The evidence adduced before the District Court showed that the defendant, the Local Union No. 66 of the United Leather Workers, having declared a strike against the complainants and withdrawn its members from their employ, instituted an illegal picketing campaign of intimidation against their employees who were willing to remain and against others willing to take the places of the striking employees, that the effect of this campaign was to prevent the complainants from continuing to manufacture their goods needed to fill the orders they had received from regular customers and would-be purchasers in other States, that such orders covered ninety per cent. of all goods manufactured by complainants, that the character of their business was known to the defendants, and that the illegal strike campaign of defendants thus interfered with and obstructed complainants' interstate commerce business to their great loss. There was no evidence whatever to show that complainants were obstructed by the strike or the strikers in shipping to other States the products they had ready to ship or in their receipt of materials from other States needed to make their goods. While the bill averred that defendants had instituted a boycott against complainants and were prosecuting the same by illegal methods, there was no evidence whatever that any attempt was made to boycott the sale of the complainants' products in other States or anywhere or to interfere with their interstate shipments of goods ready to ship.
The sole question here is whether a strike against manufacturers by their employees, intended by the strikers to prevent, through illegal picketing and intimidation, continued manufacture, and having such effect, was a conspiracy to restrain interstate commerce under the Anti-Trust Act because such products when made were, to the knowledge of the strikers, to be shipped in interstate commerce to fill orders given and accepted by would-be purchasers in other States, in the absence of evidence that the strikers interfered or attempted to interfere with the free transport and delivery of the products when manufactured from the factories to their destination in other States, or with their sale in those States.

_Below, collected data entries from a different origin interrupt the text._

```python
class KMeansInfo(C.Structure):
    _fields_ = [
        ("n_iter", C.c_int32),
# ... 57 lines not shown
    "rsseg_glcm_u8": (_int, [_vp, _vp, _int, _int, _int, _int, _int, _PP]),
    "rsseg_glcm_offsets_u8": (_int, [_vp, _vp, _int, _int, _int, _int, _int, C.POINTER(C.c_int32), _int, _PP]),
    "rsseg_quantize_u8": (_int, [_vp, _vp, _i64, C.c_float, _vp]),
    "rsseg_u8_to_unit_f32": (_int, [_vp, _vp, _i64, _vp]),
    "rsseg_u8_to_f32": (_int, [_vp, _vp, _i64, _vp]),
    "rsseg_resize_bilinear_f32": (_int, [_vp, _vp, _int, _int, _vp, _int, _int]),
    "rsseg_resize_bilinear_rows_f32": (_int, [_vp, _vp, _int, _int, _int, _int, _vp, _int, _int, _int, _int]),
    "rsseg_resize_bilinear_rows_multi_f32": (_int, [_vp, _PP, _int, _int, _int, _int, _int, _PP, _int, _int, _int, _int]),
    "rsseg_box_mean_f32": (_int, [_vp, _vp, _int, _int, _int, _int, _int, _vp]),
    "rsseg_box_mean_rows_f32": (_int, [_vp, _PP, _int, _int, _int, _int, _int, _int, _int, _int, _int, _PP]),
    "rsseg_local_std_rows_f32": (_int, [_vp, _vp, _int, _int, _int, _int, _int, _int, _int, _vp]),
    "rsseg_morph_rows_u8": (_int, [_vp, _vp, _int, _int, _int, _int, _int, _int, _int, _vp]),
    "rsseg_laplacian_norm_rows_u8": (_int, [_vp, _vp, _int, _int, _int, _int, _int, _vp]),
    "rsseg_sobel_mag_rows_u8": (_int, [_vp, _vp, _int, _int, _int, _int, _int, _vp]),
    "rsseg_local_std_f32": (_int, [_vp, _vp, _int, _int, _int, _vp]),
    "rsseg_morph_gradient_u8": (_int, [_vp, _vp, _int, _int, _int, _vp]),
    "rsseg_morph_u8": (_int, [_vp, _vp, _int, _int, _int, _int, _vp]),
    "rsseg_local_var_f32": (_int, [_vp, _vp, _int, _int, _int, _vp]),
    "rsseg_laplacian_norm_u8": (_int, [_vp, _vp, _int, _int, _vp]),
    "rsseg_sobel_mag_u8": (_int, [_vp, _vp, _int, _int, _vp]),
    "rsseg_kmeans_fit_predict": (_int, [_vp, _PP, _int, _int, _i64, _int, C.c_uint32, _int, C.c_double, _vp,
                                        C.POINTER(C.c_double), C.POINTER(KMeansInfo)]),
    "rsseg_kmeans_fit_predict_mm": (_int, [_vp, _PP, _int, _int, _i64, _int, C.c_uint32, _int, C.c_double, _vp,
                                           C.POINTER(C.c_double), C.POINTER(KMeansInfo), C.POINTER(C.c_double), C.POINTER(C.c_double)]),
    "rsseg_ctx_allreduce": (_int, [_vp, _i64, _i64, _int, _int]),
    "rsseg_rccl_unique_id": (_int, [C.c_char_p, _vp]),
    "rsseg_ctx_set_comm_rccl": (_int, [_vp, _int, _int, _vp, C.c_char_p, _vp, C.c_size_t]),
    "rsseg_ctx_collect_minmax": (_int, [_vp, _int]),
    "rsseg_ctx_last_minmax": (_int, [_vp, _int, C.POINTER(C.c_double), C.POINTER(C.c_double)]),
    "rsseg_forest_load": (_int, [_vp, _int, C.POINTER(_i64), C.POINTER(C.c_int32), C.POINTER(C.c_int32),
                                 C.POINTER(C.c_int32), C.POINTER(C.c_double), C.POINTER(C.c_uint8),
                                 C.POINTER(C.c_double), _int, C.POINTER(_i64), _int]),
    "rsseg_forest_predict": (_int, [_vp, _PP, _int, _i64, _vp]),
    "rsseg_forest_predict_proba": (_int, [_vp, _PP, _int, _i64, _vp, _vp, _vp]),
    "rsseg_forest_oob": (_int, [_vp, _PP, _int, _i64, _vp, _vp, _vp]),
    "rsseg_forest_fit": (_int, [_vp, _PP, _int, _i64, _vp, _int, _vp, _int, _int, C.POINTER(C.c_uint32), _int, _int, _int, _int,
                                C.POINTER(_i64), _vp, _vp, _vp, _vp, _vp, _vp, _vp, _vp, _vp, C.POINTER(_i64),
                                C.POINTER(C.c_int32)]),
    "rsseg_forest_fit_jobs": (_int, [_vp, _PP, _int, _i64, _vp, _int, _vp, _i64, _int, _vp, C.POINTER(_i64), _vp, _vp, _vp, _vp, _vp, _vp, _vp,
                                     _vp, _vp, C.POINTER(_i64), C.POINTER(C.c_int32)]),
    "rsseg_threshold_band_f32": (_int, [_vp, _vp, _i64, C.c_float, C.c_float, _vp]),
    "rsseg_band_interval_f32": (_int, [_vp, _vp, _i64, C.c_float, C.c_float, _int, _vp]),
    "rsseg_band_interval_f64": (_int, [_vp, _vp, _i64, C.c_double, C.c_double, _int, _vp]),
    "rsseg_otsu_mask": (_int, [_vp, _vp, _int, _i64, _int, _vp, C.POINTER(_int), C.POINTER(C.c_double), C.POINTER(C.c_double)]),
    "rsseg_fill_holes_u8": (_int, [_vp, _vp, _int, _int, _vp]),
    "rsseg_mask_op_u8": (_int, [_vp, _vp, _vp, _i64, _int, _vp]),
    "rsseg_mask_paint_u8": (_int, [_vp, _vp, _vp, _i64, _int, _int]),
    "rsseg_morph_ellipse_u8": (_int, [_vp, _vp, _int, _int, _int, _int, _vp]),
    "rsseg_remove_small_components_u8": (_int, [_vp, _vp, _int, _int, _int, _vp]),
    "rsseg_lbp_uniform_u8": (_int, [_vp, _vp, _int, _int, _int, C.c_double, _vp]),
    "rsseg_rank_entropy_u8": (_int, [_vp, _vp, _int, _int, _int, _vp]),
    "rsseg_gaussian_blur_u8": (_int, [_vp, _vp, _int, _int, _int, _vp]),
    "rsseg_confusion_counts": (_int, [_vp, _vp, _int, _vp, _int, _i64, C.POINTER(_i64), C.POINTER(_i64), C.POINTER(_i64),
                                      C.POINTER(_i64), _i64]),
    "rsseg_preprocess_u8": (_int, [_vp, _PP, _int, _int, _i64, C.POINTER(C.c_double), C.POINTER(C.c_double), _PP,
                                   C.POINTER(C.c_double)]),
    "rsseg_radiometric": (_int, [_vp, _vp, _int, _i64, C.c_double, C.c_double, _vp]),
    "rsseg_host_gaussian_kernel_fixed": (_int, [_int, C.POINTER(_int)]),
    "rsseg_host_lzw_encode": (_i64, [_vp, _i64, _vp, _i64]),
    "rsseg_host_lzw_decode": (_i64, [_vp, _i64, _vp, _i64]),
    "rsseg_host_kmeans_draws": (_int, [C.c_uint32, _i64, _int, _int, C.POINTER(_i64), C.POINTER(C.c_double)]),
}

_lib = None


# ... 23 lines not shown
```

rs-image-segmentation_amd/rsseg/runtime.py:

```python
from __future__ import annotations

import ctypes as C
import os
from typing import List, Optional, Sequence, Tuple

import numpy as np

from . import _lib as L


class RssegError(RuntimeError):
    pass


class RssegUnsupported(RssegError):
    """RSSEG_ERR_UNSUPPORTED: a valid input beyond a capacity of the kernels (more than 64 features / classes, ...).
    Never swallowed by the mirrors: the reference would have produced a result, so an all-zero map would be a lie."""


def _torch():
    import torch
    return torch


# ... 580 lines not shown
            self._chk(self.lib.rsseg_kmeans_fit_predict_mm(self.h, self._pp(planes), F, L.F32, n, n_clusters, seed, max_iter, tol,
                                                           C.c_void_p(labels.data_ptr()), centers.ctypes.data_as(C.POINTER(C.c_double)),
                                                           C.byref(info), lmin, lmax))
        else:
            self._chk(self.lib.rsseg_kmeans_fit_predict(self.h, self._pp(planes), F, L.F32 if dt == torch.float32 else L.F64, n,
                                                        n_clusters, seed, max_iter, tol, C.c_void_p(labels.data_ptr()),
                                                        centers.ctypes.data_as(C.POINTER(C.c_double)), C.byref(info)))
        meta = dict(n_iter=info.n_iter, tol=info.tol, relocated=info.relocated,
                    scale=np.array(info.scale[:F]), min=np.array(info.min[:F]), mean=np.array(info.mean[:F]),
                    init_indices=np.array(info.init_indices[:n_clusters]), ms_init=info.ms_init, ms_lloyd=info.ms_lloyd,
                    centers=centers)
        return labels[:n], meta

    def forest_load(self, forest: dict):
        f = forest
        ip, lp, dp = C.POINTER(C.c_int32), C.POINTER(C.c_int64), C.POINTER(C.c_double)
        keep = [np.ascontiguousarray(f["tree_off"], np.int64), np.ascontiguousarray(f["left"], np.int32),
                np.ascontiguousarray(f["right"], np.int32), np.ascontiguousarray(f["feature"], np.int32),
                np.ascontiguousarray(f["threshold"], np.float64), np.ascontiguousarray(f["missing_left"], np.uint8),
                np.ascontiguousarray(f["value"], np.float64), np.ascontiguousarray(f["classes"], np.int64)]
        self._chk(self.lib.rsseg_forest_load(self.h, len(keep[0]) - 1, keep[0].ctypes.data_as(lp), keep[1].ctypes.data_as(ip),
                                             keep[2].ctypes.data_as(ip), keep[3].ctypes.data_as(ip), keep[4].ctypes.data_as(dp),
                                             keep[5].ctypes.data_as(C.POINTER(C.c_uint8)), keep[6].ctypes.data_as(dp),
                                             keep[6].shape[1], keep[7].ctypes.data_as(lp), int(f["n_features"])))
        self._forest_shape = (len(keep[0]) - 1, int(keep[6].shape[1]), int(f["n_features"]))

    def forest_predict(self, planes: Sequence):
        torch = _torch()
        n = planes[0].numel()
        out = self.empty(n, torch.int64)
        self._chk(self.lib.rsseg_forest_predict(self.h, self._pp(planes), len(planes), n, C.c_void_p(out.data_ptr())))
        return out

    def forest_predict_proba(self, planes: Sequence, proba: bool = True, confidence: bool = False, labels: bool = False):
        torch = _torch()
        n = planes[0].numel()
        nc = getattr(self, "_forest_shape", (0, 1, 0))[1]
        p = self.empty(nc * n, torch.float64) if proba else None
        c = self.empty(n, torch.float64) if confidence else None
        lab = self.empty(n, torch.int64) if labels else None
        ptr = lambda t: None if t is None else C.c_void_p(t.data_ptr())
        self._chk(self.lib.rsseg_forest_predict_proba(self.h, self._pp(planes), len(planes), n, ptr(p), ptr(c), ptr(lab)))
        return (None if p is None else p.view(nc, n)), c, lab

    def forest_oob(self, planes: Sequence, counts):
        torch = _torch()
        n = planes[0].numel()
        nt, nc, _ = getattr(self, "_forest_shape", (0, 1, 0))
        if counts is not None and (counts.dtype != torch.int32 or counts.numel() != nt * n or not counts.is_contiguous()):
            raise ValueError(f"forest_oob: counts must be {nt} x {n} contiguous int32 values (one row per tree of the loaded forest)")
        oob = self.empty(nc * n, torch.float64)
        n_oob = self.empty(n, torch.int32)
        self._chk(self.lib.rsseg_forest_oob(self.h, self._pp(planes), len(planes), n, None if counts is None else C.c_void_p(counts.data_ptr()),
                                            C.c_void_p(oob.data_ptr()), C.c_void_p(n_oob.data_ptr())))
        return oob.view(nc, n), n_oob

    def forest_fit(self, planes: Sequence, y, counts, seeds: np.ndarray, node_caps: np.ndarray, max_depth: int,
                   min_samples_split: int, min_samples_leaf: int, max_features: int, n_classes: int) -> List[dict]:
        same = counts.numel() == planes[0].numel()
        seeds = np.ascontiguousarray(seeds, np.uint32)
        vp = lambda t: C.c_void_p(t.data_ptr())

        def call(n, off, out, nc, md):
            return self.lib.rsseg_forest_fit(self.h, self._pp(planes), len(planes), n, vp(y), int(n_classes), vp(counts), int(same), len(seeds),
                                             seeds.ctypes.data_as(C.POINTER(C.c_uint32)), int(max_depth), int(min_samples_split),
                                             int(min_samples_leaf), int(max_features), off, *out, nc, md)
# ... 149 lines not shown
```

We think that this question has already been answered in the negative by this Court. In United Mine Workers v. Coronado Co., 259 U.S. 344, a coal mining company in Arkansas changed its arrangement with its employees from a closed shop to an open shop. The local union resented the change and the avowed purpose of the company to protect non-union employees by armed guards. Violence, murder and arson were resorted to by the union. Seventy-five per cent. of the output of the mine was to be shipped out of the State and a car of coal prepared for interstate shipment was destroyed by the mob of strikers and their sympathizers. It was contended that, as the result of the conspiracy was to reduce the interstate shipment of coal from the mines by 5,000 tons or more a week, this conspiracy was directed against interstate commerce, and triple damages for the injury inflicted could be recovered under the Federal Anti-Trust Law. But this Court held otherwise and reversed a judgment for a large amount on the ground that the evidence did not disclose a conspiracy against interstate commerce, justifying recovery under the law. The language of the Court was (p. 407):
"Coal mining is not interstate commerce, and the power of Congress does not extend to its regulation as such. In Hammer v. Dagenhart, 247 U.S. 251, 272, we said: `The making of goods and the mining of coal are not commerce, nor does the fact that these things are to be afterwards shipped or used in interstate commerce, make their production a part thereof. Delaware, Lackawanna Western R.R. Co. v. Yurkonis, 238 U.S. 439.' Obstruction to coal mining is not a direct obstruction to interstate commerce in coal, although it, of course, may affect it by reducing the amount of coal to be carried in that commerce." The same rule was followed in Gable v. Vonnegut Machinery Co., 274 F. 66, 73, 74.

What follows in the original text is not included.